A risk based approach to Design Qualification (DQ), Installation Qualification (IQ), Operational Qualification (OQ) and Performance Qualification (PQ) are documented and executed according to detailed test descriptions, pre-defined acceptance criteria and described responsibilities.
Reports including deviation report and change control complete the GMP compliant qualification documentation.

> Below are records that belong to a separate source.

extern "C" int tsl_step(tsl_ctx* c, double* pos, double* prev, double* vel, double* ref, tsl_step_stats* stats) {
  Scope scope(c);
  const StepSolve solve = [c](const std::vector<int>&, std::vector<tsl_solve_stats>& ss, const std::function<void(int)>&) -> int {
    TSL_TRY(solve_perm(c, &ss[0]));
    hipLaunchKernelGGL(k_scatter_perm, dim3(nblk(c->NV, 256)), dim3(256), 0, c->stream, c->NV, c->perm.p, (const double*)c->v_x.p, c->pdir.p);
    HIP_OK(hipGetLastError());
    if (ss[0].method == 4) TSL_TRY(direct_prezero(c));
    return 0;
  };
  return newton_step({StepMember{c, pos, prev, vel, ref}}, nullptr, nullptr, solve, stats);
}

static std::mutex g_group_mu;
static std::vector<tsl_group*> g_groups;
static void group_unregister_and_destroy(tsl_group* G) {
  { std::lock_guard<std::mutex> lk(g_group_mu);
    auto it = std::find(g_groups.begin(), g_groups.end(), G);
    if (it == g_groups.end()) return;
    g_groups.erase(it); }
  group_destroy(G);
}
extern "C" int tsl_group_create(tsl_ctx* const* ctxs, int32_t n, tsl_group** out) {
  for (int i = 0; i < n; i++) if (!direct_enabled(ctxs[i])) return tsl_fail("tsl_group_create: scene %d does not use the sparse direct solve (\"direct\" = 1 or a cloth grid of >= 1024 cells)", i);
  TSL_TRY(group_create(ctxs, n, out));
  std::lock_guard<std::mutex> lk(g_group_mu);
  g_groups.push_back(*out);
  return 0;
}
extern "C" void tsl_group_destroy(tsl_group* G) { if (G) group_unregister_and_destroy(G); }
extern "C" int tsl_group_info(tsl_group* G, double* out9) {
  out9[0] = (double)G->n_merge; out9[1] = (double)G->n_relayout; out9[2] = G->t_merge; out9[3] = 8.0 * (double)(G->arena.n + G->sarena.n + G->garena.n + G->w.n);
  out9[4] = (double)G->g->ds.n_factor; out9[5] = (double)G->g->ds.n_apply; out9[6] = (double)G->n_own_path;
  out9[7] = (double)G->g->ds.n_flow; out9[8] = (double)G->g->ds.n_flow_abort;
  return 0;
}

static int group_solve(tsl_group* G, const std::vector<int>& act, std::vector<tsl_solve_stats>& ss, const std::function<void(int)>& lap) {
  const int n = (int)G->m.size();
  tsl_ctx* g = G->g;
  {
    std::vector<int> todo;
    for (int i = 0; i < n; i++) { tsl_ctx* c = G->m[i]; if (!(c->ds.plan_valid && c->ds.cons_checked)) todo.push_back(i); }
    if (todo.size() > 1) TSL_TRY(G->pool->run(todo, [&](int i) -> int { return direct_plan(G->m[i]); }));
    for (int i = 0; i < n; i++) TSL_TRY(direct_plan(G->m[i]));
  }
  bool stale = !G->merged_valid;
  for (int i = 0; i < n; i++) stale |= G->seen_gen[i] != G->m[i]->ds.plan_gen;
  if (stale) {
    for (int i = 0; i < n; i++) HIP_OK(hipStreamSynchronize(G->m[i]->stream));
    TSL_TRY(group_merge(G));
  }
  lap(2);
  {
    DirectSolver& gd = g->ds;
    const DirectSolver& d0 = G->m[0]->ds;
    for (int i = 1; i < n; i++) {
      const DirectSolver& di = G->m[i]->ds;
      if (di.piv_tol != d0.piv_tol || di.flow != d0.flow || di.g32_below != d0.g32_below || di.gemv_wide_below != d0.gemv_wide_below || di.small_rounds != d0.small_rounds)
        return tsl_fail("scene group: members 0 and %d differ in a parameter of the factorisation (direct_piv_tol / _flow / _g32_below / _gemv_wide_below / _small_rounds)", i);
    }
    if (gd.piv_tol != d0.piv_tol) gd.piv_tol = d0.piv_tol;
    gd.flow = G->flow_lost ? 0 : d0.flow; gd.g32_below = d0.g32_below; gd.gemv_wide_below = d0.gemv_wide_below; gd.small_rounds = d0.small_rounds * n; gd.xcd_map = d0.xcd_map;
    gd.prezero = d0.prezero; gd.dbg = d0.dbg;
  }
  ss.assign(n, tsl_solve_stats{});
  std::vector<char> okv(n, 1);
  for (int attempt = 0; attempt < 2; attempt++) {
    DirectSolver& gd = g->ds;
    for (int i = 0; i < n; i++) { HIP_OK(hipEventRecord(G->ev_m[i], G->m[i]->stream)); HIP_OK(hipStreamWaitEvent(g->stream, G->ev_m[i], 0)); }
    gd.numeric_valid = false;
    if (attempt > 0) {
      gd.have_factor = false;
      if (gd.prezero_pending) { HIP_OK(hipStreamWaitEvent(g->stream, gd.ev_zero, 0)); gd.prezero_pending = false; }
    }
    TSL_TRY(direct_factor(g));
    if (attempt == 0) for (int i = 0; i < n; i++) { DirectSolver& d = G->m[i]->ds; if (++d.anorm_age >= 64) d.anorm_valid = false; }
    lap(3);
    TSL_TRY(direct_apply(g, G->vb.p, G->vx.p));
    HIP_OK(hipEventRecord(G->ev_g, g->stream));
    lap(4);
    for (int i = 0; i < n; i++) HIP_OK(hipStreamWaitEvent(G->m[i]->stream, G->ev_g, 0));
    for (int i : act) TSL_TRY(ir_pass_enqueue(G->m[i]));
    bool any_bad = false;
    for (int i : act) {
      tsl_ctx* c = G->m[i];
      HIP_OK(hipStreamSynchronize(c->stream));
      ss[i] = tsl_solve_stats{};
      const int ok = ir_pass_verdict(c, &ss[i], true);
      if (ok < 0) return -1;
      okv[i] = (char)ok;
      any_bad |= !ok;
    }
    if (attempt == 0) {
      int note[8];
      const int lost = ds_flow_lost(g, any_bad, note);
      if (lost < 0) return -1;
      if (lost) {
        fprintf(stderr, "[tsl] scene group: k_ds_gj_flow of the merged factorisation waited in vain for a flag: \"direct_flow\" disabled for the group, refactorising "
                "(workgroup %d of %d gave up; flag value %d, epoch %d)\n", note[2], note[1], note[3], note[4]);
        gd.flow = 0; gd.n_flow_abort++; G->flow_lost = true;
        continue;
      }
    }
    break;
  }
  for (int i : act) {
    tsl_ctx* c = G->m[i];
    tsl_solve_stats& s1 = ss[i];
    if (okv[i]) { s1.flag = 0; s1.method = 4; continue; }
    c->ds.numeric_valid = true; c->ds.have_factor = true;
    const tsl_solve_stats first = s1;
    TSL_TRY(solve_perm(c, &s1, &first));
    G->n_own_path++;
    if (c->verbose >= 2) fprintf(stderr, "[tsl] scene group: member %d went on from the merged pass (rel_residual %.2e) on its own path: flag %d after %d applications\n", i, first.rel_residual, s1.flag, s1.iters);
  }
  for (int i = 0; i < n; i++) { tsl_ctx* c = G->m[i]; c->ds.numeric_valid = false; c->ds.have_factor = false; HIP_OK(hipEventRecord(G->ev_m[i], c->stream)); HIP_OK(hipStreamWaitEvent(g->stream, G->ev_m[i], 0)); }
  TSL_TRY(direct_prezero(g));
  lap(5);
  return 0;
}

Valicare supports its clients in validation projects concerning manufacturing (Process Validation) and cleaning processes (Cleaning Validation) as well as analytical methods (Method Validation) and computer systems (Computer Systems Validation). Validation protocols with definition of test methods and acceptance criteria define the risk based approach to validation. Reports including deviation report and change control complete the GMP compliant validation documentation.
3. Risk analysis
Valicare prepares GMP risk assessment for its clients and organizes risk assessment workshops with focus on manufacturing equipment or processes.
The preferred risk assessment method is the FMEA (Failure Mode and Effects Analysis), the results being used for systems improvement and scope definition of qualification and validation. Risk analysis is a fundamental prerequisite for GMP compliant approach to qualification and validation projects.
4. GMP Consulting
Valicare supports its clients in GMP compliance projects by audits at the client’s site or at his suppliers, GAP analysis and GMP compliant documentation. Consulting is based on EU GMP as well as FDA c-GMP requirements as well as international requirements for medical devices.